+template <class AT, bool GATE, bool CAT, bool DA2>
+__device__ __forceinline__ void tok_issue(const TokBwdArgs& a, TokIn<AT>& q, int t, int r, int lane) {
+    const int b = t / NT, n = t - b * NT;
+    q.t = t; q.b = b; q.n = n; q.r = r;
+    q.need_u = (DA2 && (!a.g_cls || n == 0)) || GATE;
+    q.gate = GATE && n >= 1;
+    q.cat = CAT && q.gate;
+    if (q.need_u) q.ur.load_nt(a.u + (size_t)t * D, lane);
+    const bool du16 = a.du_in_at && a.write_du && !a.g_cls;
+    if (du16) q.du.load_at(reinterpret_cast<const AT*>(a.du_in_at) + (size_t)t * D, lane);
+    else if (a.write_du && !a.g_cls) q.du.load(a.du + (size_t)t * D, lane);
+    else if (a.write_du && n == 0) q.du.load(a.g_cls + (size_t)b * D, lane);
+    else {
+#pragma unroll
+        for (int i = 0; i < 12; ++i) q.du.v[i] = 0.f;
+    }
+    if (a.dad) q.e.load(reinterpret_cast<const AT*>(a.dad) + (size_t)t * D, lane);
+    if (r >= 0) q.dy.load(reinterpret_cast<const AT*>(a.dA2) + (size_t)r * D, lane);
+    q.st2 = make_float2(0.f, 1.f);
+    if (DA2 && a.write_du) q.st2 = a.stats2[t];
+    q.ext = 0.f; q.sf = 0.f; q.dmk = 0.f; q.dlg = 0.f; q.mkf = 0.f;
+    q.cd = 0.f; q.cz = 0.f;
+    if (q.gate) {
+        const size_t oi = (size_t)b * a.out_stride + n - 1;
+        if (a.dtoken_select) q.ext = a.dtoken_select[oi];
+        if ((CAT || (!a.dtoken_select && a.dtok)) && a.maskf) q.mkf = a.maskf[t];
+        q.sf = a.soft[t];
+        if (a.dmask) q.dmk = a.dmask[t];
+        if (a.dtoken_logits) q.dlg = a.dtoken_logits[oi];
+        if (CAT) {
+            q.cd = to_f32(reinterpret_cast<const AT*>(a.cat_dact)[(size_t)t * RP + lane]);
+            q.cz = to_f32(reinterpret_cast<const AT*>(a.cat_ddz)[(size_t)t * RP + lane]);
+        }
+    }
+    q.bs = a.branch_scale ? a.branch_scale[b] : 1.0f;
+}
+
+template <class AT, bool GATE, bool CAT>
+__device__ __forceinline__ void tok_drain(const TokBwdArgs& a, TokIn<AT>& q) {
+    if (q.need_u) TK_ROWPIN(q.ur);
+    TK_ROWPIN(q.du);
+    if (a.dad) TK_ROWPIN(q.e);
+    if (q.r >= 0) TK_ROWPIN(q.dy);
+    TK_SCALPIN3(q.st2.x, q.st2.y, q.bs);
+    if (GATE) {
+        TK_SCALPIN4(q.ext, q.sf, q.dmk, q.dlg);
+        TK_SCALPIN3(q.mkf, q.cd, q.cz);
+    }
+}
+
+template <class AT, bool GATE, bool CAT, bool DA2>
+__device__ __forceinline__ void tok_finish(const TokBwdArgs& a, TokIn<AT>& q, const TokConst& kc, const Row12& wg, const Row12& ln2w,
+                                           Row12& dwg, float& dbg, int lane) {
+    const int t = q.t;
+    float ext = q.ext, dmk = q.dmk;
+    if (q.gate && !a.dtoken_select && a.dtok) ext = kc.dt0 + (q.mkf != 0.f ? kc.dt2 : kc.dt1);
+    if (q.cat) {
+        if (q.mkf != 0.f) dmk -= wave_sum(q.cd * q.cz) * kc.czs;
+    }
+    const float bs = q.bs;
+    dmk *= bs;
+    Row12& du = q.du;
+    const bool du16 = a.du_in_at && a.write_du && !a.g_cls;
+    if (du16) {
+#pragma unroll
+        for (int i = 0; i < 12; ++i) du.v[i] *= a.inv_gs;
+    }
+    if (a.dad) {
+        Row12 e;
+        q.e.unpack(e);
+#pragma unroll
+        for (int i = 0; i < 12; ++i) du.v[i] += e.v[i] * a.inv_gs;
+    }
+    if (DA2 && a.write_du) {
+        if (q.r >= 0) {
+            Row12 dy;
+            q.dy.unpack(dy);
+            ln_bwd_row(dy, q.ur, ln2w, q.st2);
+            const float ds = a.inv_gs * bs;
+#pragma unroll
+            for (int i = 0; i < 12; ++i) du.v[i] += dy.v[i] * ds;
+        }
+    }
+    if (q.gate) {
+        float dlogit = (dmk + ext) * q.sf * (1.0f - q.sf);
+        if (a.training) dlogit /= a.tau;
+        dlogit += q.dlg;
+#pragma unroll
+        for (int i = 0; i < 12; ++i) {
+            du.v[i] = fmaf(dlogit, wg.v[i], du.v[i]);
+            dwg.v[i] = fmaf(dlogit, q.ur.v[i], dwg.v[i]);
+        }
+        dbg += dlogit;
+    }
+    if (a.write_du) {
+        if (a.du) du.store(a.du + (size_t)t * D, lane);
+        if (a.du3) du.store_split3(reinterpret_cast<bf16*>(a.du3) + (size_t)t * SPLIT_A * D, lane, a.du3_scale, a.du3_hi_only);
+        if (a.du_at) {
+            Row12 dsc;
+#pragma unroll
+            for (int i = 0; i < 12; ++i) dsc.v[i] = du.v[i] * a.gs;
+            dsc.store(reinterpret_cast<AT*>(a.du_at) + (size_t)t * D, lane);
+        }
+    }
+}
+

--------

__WORK REQUIRED__
Sift through the material above and copy each line that holds "TokIn".

__OUTPUT FOR THIS TASK__
+__device__ __forceinline__ void tok_issue(const TokBwdArgs& a, TokIn<AT>& q, int t, int r, int lane) {
+__device__ __forceinline__ void tok_drain(const TokBwdArgs& a, TokIn<AT>& q) {
+__device__ __forceinline__ void tok_finish(const TokBwdArgs& a, TokIn<AT>& q, const TokConst& kc, const Row12& wg, const Row12& ln2w,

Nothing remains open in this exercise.